Atletas hechos de otra pasta

“Quiero un oficial para una misión secreta y peligrosa. Quiero un jugador de football de West Point”. Estas palabras del General George C. Marshall que están grabadas en una placa de bronce situada en la entrada del equipo de fútbol americano al estadio de West Point lo dicen todo. Aunque Army cuenta con equipos de Division I de la NCAA en todas sus disciplinas, desde baloncesto a béisbol, pasando por fútbol, hockey sobre hielo, natación o atletismo, el fútbol americano en la niña bonita de West Point. Ser miembro del equipo de football y estudiar en la Academia Militar te hace de una pasta distinta. Los Black Knights no cuentan con estrellas a nivel nacional ni tienen las mismas facilidades para reclutar jugadores que los grandes programas universitarios del país, pero ofrecen una experiencia bélico-deportiva bien aderezada con valores como compromiso, disciplina y respeto que no se estilan demasiado en el resto de colleges. Es algo que se aplica a todos los deportes, pero que tiene especial peso en el fútbol americano por su pasado en la élite, cuando ganó los títulos nacionales de 1944, 1945 y 1946.

Sin embargo, los deportistas de West Point no entienden de excusas ni aspiran a simplemente participar. Es algo que no está permitido dentro de los muros de la academia. “Tenemos 4.400 cadetes aquí en West Point que van a ser soldados, y cuando vayan ahí fuera y hagan su trabajo nadie va a esperar que queden en segunda posición. Así que eso tampoco va a ser una opción en el equipo de football. Vamos a ser duros. Vamos a ser disciplinados.
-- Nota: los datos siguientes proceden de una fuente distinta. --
# esrice/trio_binning

Hardware: AMD Instinct MI355X
Metric: Gbases/sec classified (k=21, 2x300M k-mer tables) (higher is better)
Workload: dtype u64

## Files before the change

include/tbk.h:

```cpp
#ifndef TBK_H
#define TBK_H

#include <stddef.h>
#include <stdint.h>

#ifdef __cplusplus
extern "C" {
#endif

#define TBK_ABI_VERSION 1

typedef enum tbk_status {
    TBK_OK = 0,
    TBK_ERR_INVALID = -1,
    TBK_ERR_IO = -2,
    TBK_ERR_FORMAT = -3,
    TBK_ERR_NO_DEVICE = -4,
    TBK_ERR_HIP = -5,
    TBK_ERR_NOMEM = -6,
    TBK_ERR_STATE = -7
} tbk_status;

typedef struct tbk_table tbk_table;
typedef struct tbk_classifier tbk_classifier;
// ... 39 lines not shown
    int32_t short_keys, entries, wide_entries, front;
    int32_t mod_sampling;
    int32_t span3;
    int32_t guests;
    int32_t minimizer_w;
    int32_t minimizer_m;
    int32_t two_read_kernel;
    double table_load;
    double entry_load, wentry_load, short_load;
    double clustered, behind_front, plainly_clustered, entry_min_ratio;
    uint64_t memory_budget_bytes;
    uint64_t table_align;
    uint32_t short_line_cap;
    int32_t probe_max_blocks;
    int32_t packed_h2d;
    uint64_t slice_bases;
    int32_t build_timing;
    int32_t force_replica;
    int32_t ring_streams, copy_priority, h2d_streams, zero_copy;
    int32_t full_keys;
    double full_load;
    int32_t replica_copy;
    int32_t verify_build;
} tbk_options;
void tbk_options_init(tbk_options *o);
int tbk_options_from_env(tbk_options *o);
int tbk_classifier_create_opts(const tbk_table *hap_a, const tbk_table *hap_b, const tbk_options *options, tbk_classifier **out);
int tbk_classifier_create_multi(const tbk_table *hap_a, const tbk_table *hap_b, const int *devices, int n_devices,
                                tbk_classifier **out );
int tbk_classifier_create_multi_opts(const tbk_table *hap_a, const tbk_table *hap_b, const int *devices, int n_devices,
                                     const tbk_options *options, tbk_classifier **out );
int tbk_classifier_replicate(const tbk_classifier *src, int device, tbk_classifier **out);
int tbk_classifier_table_id(const tbk_classifier *c, uint64_t *table_id, int *is_replica);
int tbk_classifier_device(const tbk_classifier *c);
int tbk_classifier_stats(const tbk_classifier *c, uint64_t *distinct_a, uint64_t *distinct_b,
                         uint64_t *n_buckets, uint64_t *table_bytes);
int tbk_classifier_shared_keys(const tbk_classifier *c, uint64_t *n_shared);
int tbk_classifier_layout(const tbk_classifier *c, int *minimizer_w, int *minimizer_m, int *span_offset);
int tbk_classifier_sampling_t(const tbk_classifier *c);
int tbk_classifier_build_info(const tbk_classifier *c, int *layout_builds, uint64_t *keys_past_half);
int tbk_classifier_front(const tbk_classifier *c, int *front, uint64_t *keys_behind_front);
int tbk_classifier_entries(const tbk_classifier *c, int *entry_layout, uint64_t *entries_a, uint64_t *entries_b);
int tbk_classifier_calibrate(tbk_classifier *c, double *lines_per_sec);
int tbk_classifier_calibrate_pairs(tbk_classifier *c, int inflight, int waves_per_simd, uint64_t n_lines, double *lines_per_sec);

int tbk_classify_batch(tbk_classifier *c, const uint8_t *bases, const uint64_t *offsets,
// ... 161 lines not shown
```

trio_binning_amd/_lib.py:

```python
import ctypes as C
import os

_HERE = os.path.dirname(os.path.abspath(__file__))
_NAME = "libtbk_hip.so"

TBK_OK = 0
TBK_ERR_INVALID = -1
TBK_ERR_IO = -2
TBK_ERR_FORMAT = -3
TBK_ERR_NO_DEVICE = -4
TBK_ERR_HIP = -5
TBK_ERR_NOMEM = -6
TBK_ERR_STATE = -7


class TbkError(RuntimeError):
    def __init__(self, code, message):
        super().__init__(f"libtbk_hip: {message} (status {code})")
        self.code = code
        self.message = message


def _find():
    override = os.environ.get("TBK_LIBRARY")
# ... 172 lines not shown
        _sig("tbk_fastx_inflates_on_device", C.c_int, _vp)
    if hasattr(lib, "tbk_bgzf_inflate_device"):
        _sig("tbk_bgzf_inflate_device", C.c_int, C.c_int, C.c_char_p, _u64, C.c_char_p, _u64, _u64p)
    if hasattr(lib, "tbk_bgzf_bench_device"):
        _sig("tbk_bgzf_bench_device", C.c_int, C.c_int, C.c_char_p, _u64, C.c_int, C.POINTER(C.c_double), C.POINTER(C.c_double), _u64p)
    if hasattr(lib, "tbk_gzip_bench_device"):
        _sig("tbk_gzip_bench_device", C.c_int, C.c_int, _vp, _u64p, _u64, C.c_int, C.POINTER(C.c_double), C.POINTER(C.c_double), _u64p)
_sig("tbk_gzip_member", C.c_int, C.c_char_p, C.c_size_t, C.c_char_p, C.c_size_t, C.POINTER(C.c_size_t))
_sig("tbk_crc32_c", C.c_uint32, C.c_uint32, C.c_char_p, C.c_size_t)
_sig("tbk_format_tsv", C.c_int, _vp, C.c_char_p, _vp, _vp, _vp, C.c_size_t, C.POINTER(C.c_size_t))
_sig("tbk_format_float", C.c_int, C.c_double, C.c_char_p, C.c_size_t)
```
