+                    while (z) {
+                        const int rb = s_own[t * 16 + q * 4 + (__builtin_ctz(z) >> 3)];
+                        z &= z - 1;
+                        if (rb >= 0) atomicOr(&s_need[rb >> 5], 1u << (rb & 31));
+                    }
+                }
+            }
+        }
+        __syncthreads();
+        for (int i = tid; i < rpb; i += BT_THREADS)
+            if ((s_need[i >> 5] >> (i & 31)) & 1u) s_list[atomicAdd(&s_cnt, 1)] = (uint16_t)i;
+        __syncthreads();
+        const int nn = s_cnt;
+        for (int k = w; k < nn; k += BT_ER * BT_WAVES) {
+            int rr[BT_ER];
+            const uint8_t *rp[BT_ER];
+#pragma unroll
+            for (int e = 0; e < BT_ER; e++) {
+                rr[e] = k + e * BT_WAVES < nn ? (int)s_list[k + e * BT_WAVES] : -1;
+                rp[e] = cblk + (size_t)(rr[e] < 0 ? (int)s_list[k] : rr[e]) * pitch;
+            }
+            for (int t0 = 0; t0 < cpb; t0 += 128) {
+                uint4 cv[2][BT_ER];
+#pragma unroll
+                for (int u = 0; u < 2; u++) {
+                    const int t = min(t0 + u * 64 + lane, cpb - 1);
+#pragma unroll
+                    for (int e = 0; e < BT_ER; e++) cv[u][e] = *reinterpret_cast<const uint4 *>(rp[e] + (size_t)t * 16);
+                }
+#pragma unroll
+                for (int u = 0; u < 2; u++) {
+                    const int t = t0 + u * 64 + lane;
+                    if (t >= cpb) continue;
+                    const uint4 mv = *reinterpret_cast<const uint4 *>(s_colb + (size_t)t * 16);
+                    const uint32_t mw[4] = {mv.x, mv.y, mv.z, mv.w};
+#pragma unroll
+                    for (int e = 0; e < BT_ER; e++) {
+                        if (rr[e] < 0) continue;
+                        const uint32_t cw[4] = {cv[u][e].x, cv[u][e].y, cv[u][e].z, cv[u][e].w};
+#pragma unroll
+                        for (int q = 0; q < 4; q++) {
+                            uint32_t z = zs_zero_bytes(cw[q]) & zs_zero_bytes(mw[q] & 0x80808080u);
+                            while (z) {
+                                const uint32_t b = (mw[q] >> (__builtin_ctz(z) & 24)) & 0xFFu;
+                                z &= z - 1;
+                                atomicOr(&s_wesc[w][e][b >> 5], 1u << (b & 31));
+                            }
+                        }
+                    }
+                }
+            }
+            bt_wave_sync();
+            int myr = -1;
+#pragma unroll
+            for (int e = 0; e < BT_ER; e++) myr = (lane >> 2) == e ? rr[e] : myr;
+            if (myr >= 0) esc[(size_t)(lrow0 + myr) * 4 + (lane & 3)] = atomicExch(&s_wesc[w][lane >> 2][lane & 3], 0u);
+            bt_wave_sync();
+        }
+        __syncthreads();
+        for (int a = w; a < na; a += BT_WAVES) {
+            int *trow = s_trow + w * HOP_FMAX;
+            trow[lane] = INT_MAX, trow[lane + 64] = INT_MAX;
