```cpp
extern "C" int aq_conv1x1_direct_f8out(const void* in_dev, int in_ld, int in_choff, void* out_dev, int out_pitch_bytes, int out_byte_off, int cin,
                                       int cout, const void* packed_w_dev, const float* bias_dev, long long npix, int act, float out_scale,
                                       void* stream) {
    AQ_REQUIRE(in_dev && out_dev && packed_w_dev && bias_dev, "conv1x1_direct_f8out: null pointer");
    AQ_REQUIRE((cin == 192 && cout == 192) || (cin == 384 && cout == 384), "conv1x1_direct_f8out: unsupported %d -> %d", cin, cout);
    AQ_REQUIRE(npix > 0 && npix < (1LL << 31) && out_scale > 0.0f, "conv1x1_direct_f8out: bad pixel count or scale");
    AQ_REQUIRE(in_ld % 8 == 0 && in_choff % 8 == 0 && in_choff + cin <= in_ld && out_pitch_bytes % 8 == 0 && out_byte_off % 8 == 0 &&
                   out_byte_off + cout <= out_pitch_bytes, "conv1x1_direct_f8out: slices must be 8-byte aligned and inside their rows");
    C1Params p{};
    p.in = (const char*)in_dev + (size_t)in_choff * 2; p.in_ld_b = in_ld * 2;
    p.out = (char*)out_dev + out_byte_off; p.out_ld_b = out_pitch_bytes;
    p.w = (const char*)packed_w_dev; p.bias = bias_dev;
    p.npix = (int)npix; p.act = act; p.out_inv_scale = 1.0f / out_scale;
    p.zero = aq_zero_page();
    AQ_REQUIRE(p.zero, "conv1x1_direct_f8out: zero page allocation failed");
    const hipStream_t st = (hipStream_t)stream;
    if (cin == 192) return launch_c1<6, 12, 2, 4, true>(p, st);
    return launch_c1<12, 24, 2, 4, true>(p, st);
}
```

aquaculture_amd/csrc/engine.cpp:

```cpp
#include "aq_common.h"
#include <unistd.h>
#include <string>

#include <cstdarg>
#include <cstdio>
#include <cstdlib>
#include <cstring>
#include <string>
#include <atomic>
#include <dlfcn.h>
#include <vector>

namespace {
thread_local char g_err[512] = "";
}

void aq_set_error(const char* fmt, ...) {
    va_list ap;
    va_start(ap, fmt);
    vsnprintf(g_err, sizeof(g_err), fmt, ap);
    va_end(ap);
}

extern "C" const char* aq_last_error(void) { return g_err; }
// ... 25 lines not shown
        return push && pop;
    }
} g_roctx;

constexpr int kCountStride = 1024;

struct PackedW {
    void* w = nullptr;
    float* bias = nullptr;
    int kgroups = 0, kgroups_pad = 0, G = 0, cout_rows = 0;
    bool x3 = false;
    void* w_direct = nullptr;
    int direct_cfg = -1;
    void* w_head = nullptr;
    void* w_pl8 = nullptr;
    float* sb_pl8 = nullptr;
    void* w_f8 = nullptr;
    float* sb_f8 = nullptr;
    float act_scale = 0.0f;
    int f8_consumer = -1;
    std::vector<float> w_host, b_host;
    void* w_tail = nullptr;
    float* b_tail = nullptr;
};

void pack_host(const float* w, int cout, int k, int cin, int precision, std::vector<unsigned char>& out,
               int* kgroups, int* kgroups_pad, int* G, int* cout_rows) {
    const int eb = aq_elem_bytes(precision);
    const int g = cin * eb / 16;
    const int kg = k * k * g;
    const int kgp = (kg + 7) / 8 * 8;
    const int rows = (cout + kCoutSlack + 31) / 32 * 32;
    out.assign((size_t)rows * kgp * 16, 0);
    const int kelems = k * k * cin;
    for (int co = 0; co < cout; ++co) {
        unsigned char* dst = out.data() + (size_t)co * kgp * 16;
        const float* src = w + (size_t)co * kelems;
        if (precision == AQ_FP32) {
            memcpy(dst, src, (size_t)kelems * 4);
        } else {
            bf16_t* d = (bf16_t*)dst;
            for (int e = 0; e < kelems; ++e) d[e] = aq_f2bf(src[e]);
        }
    }
    *kgroups = kg; *kgroups_pad = kgp; *G = g; *cout_rows = rows;
}
// ... 376 lines not shown
        }
        default:
            break;
        }
    }
    return -1;
}

bool c3tail_active(aq_engine* e, int oi, int last, int B) {
    if (!e->packed[oi].w_tail || oi + 1 >= last || e->calib_amax || e->tuning) return false;
    const int ci = oi + 1;
    const PackedW& pc = e->packed[ci];
    if (pc.direct_cfg != AQ_CONV_CFG_DIRECT1X1 || (pc.f8_consumer >= 0 && f8_pair_active(e, pc.f8_consumer, B))) return false;
    const aq_engine::Tuned* tt = tuned_for(e);
    const int cfg = e->conv_cfg[ci] >= 0 ? e->conv_cfg[ci] : tt ? tt->cfg[ci] : -1;
    if (cfg != AQ_CONV_CFG_DIRECT1X1) return false;
    const aq_op_desc& b = e->ops[oi];
    const aq_op_desc& c = e->ops[ci];
    const TensorPlace& pl = e->place[b.src.tensor];
    return aq_bottleneck_c3tail_supported(B, pl.h, pl.w, e->tensors[b.src.tensor].channels, e->tensors[c.src.tensor].channels,
                                          e->tensors[c.dst.tensor].channels) != 0;
}

struct AugRun {
    int pass;
    const aq_augment_pass* ps;
    int H0, W0;
    const aq_tap* ytab;
    const aq_tap* xtab;
};
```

Vamos a jugar con orgullo. Vamos a jugar con pasión. Vamos a jugar con un gran esfuerzo. No se trata sólo de jugar en West Point, sino de jugar para West Point. Hay una gran diferencia en una sola palabra”. El entrenador Jeff Monken no deja ningún lugar a dudas. Y todo esto teniendo muy claro que todos y cada uno de los deportistas es antes cadete que atleta. Lo de levantar la mano con los integrantes de los equipos o los becados no es una opción (como sí lo es en muchas otras universidades). “Créeme. Si quieres aprobar los exámenes tienes que estudiar”, me explicó en su momento uno de los jugadores del equipo de football. “Hay que saber maximizar el tiempo. Siempre que tienes un momento libre aprovechas para abrir el libro y estudiar, y así ir ganando tiempo para rendir, no sólo en el campo de football sino también en las clases”. Y aun así, la mayoría de estos chicos se hará mayor y en cualquier reunión familiar dirá esa famosa frase de que sus años universitarios fueron los mejores de su vida, aunque esos años no estén al alcance de cualquiera.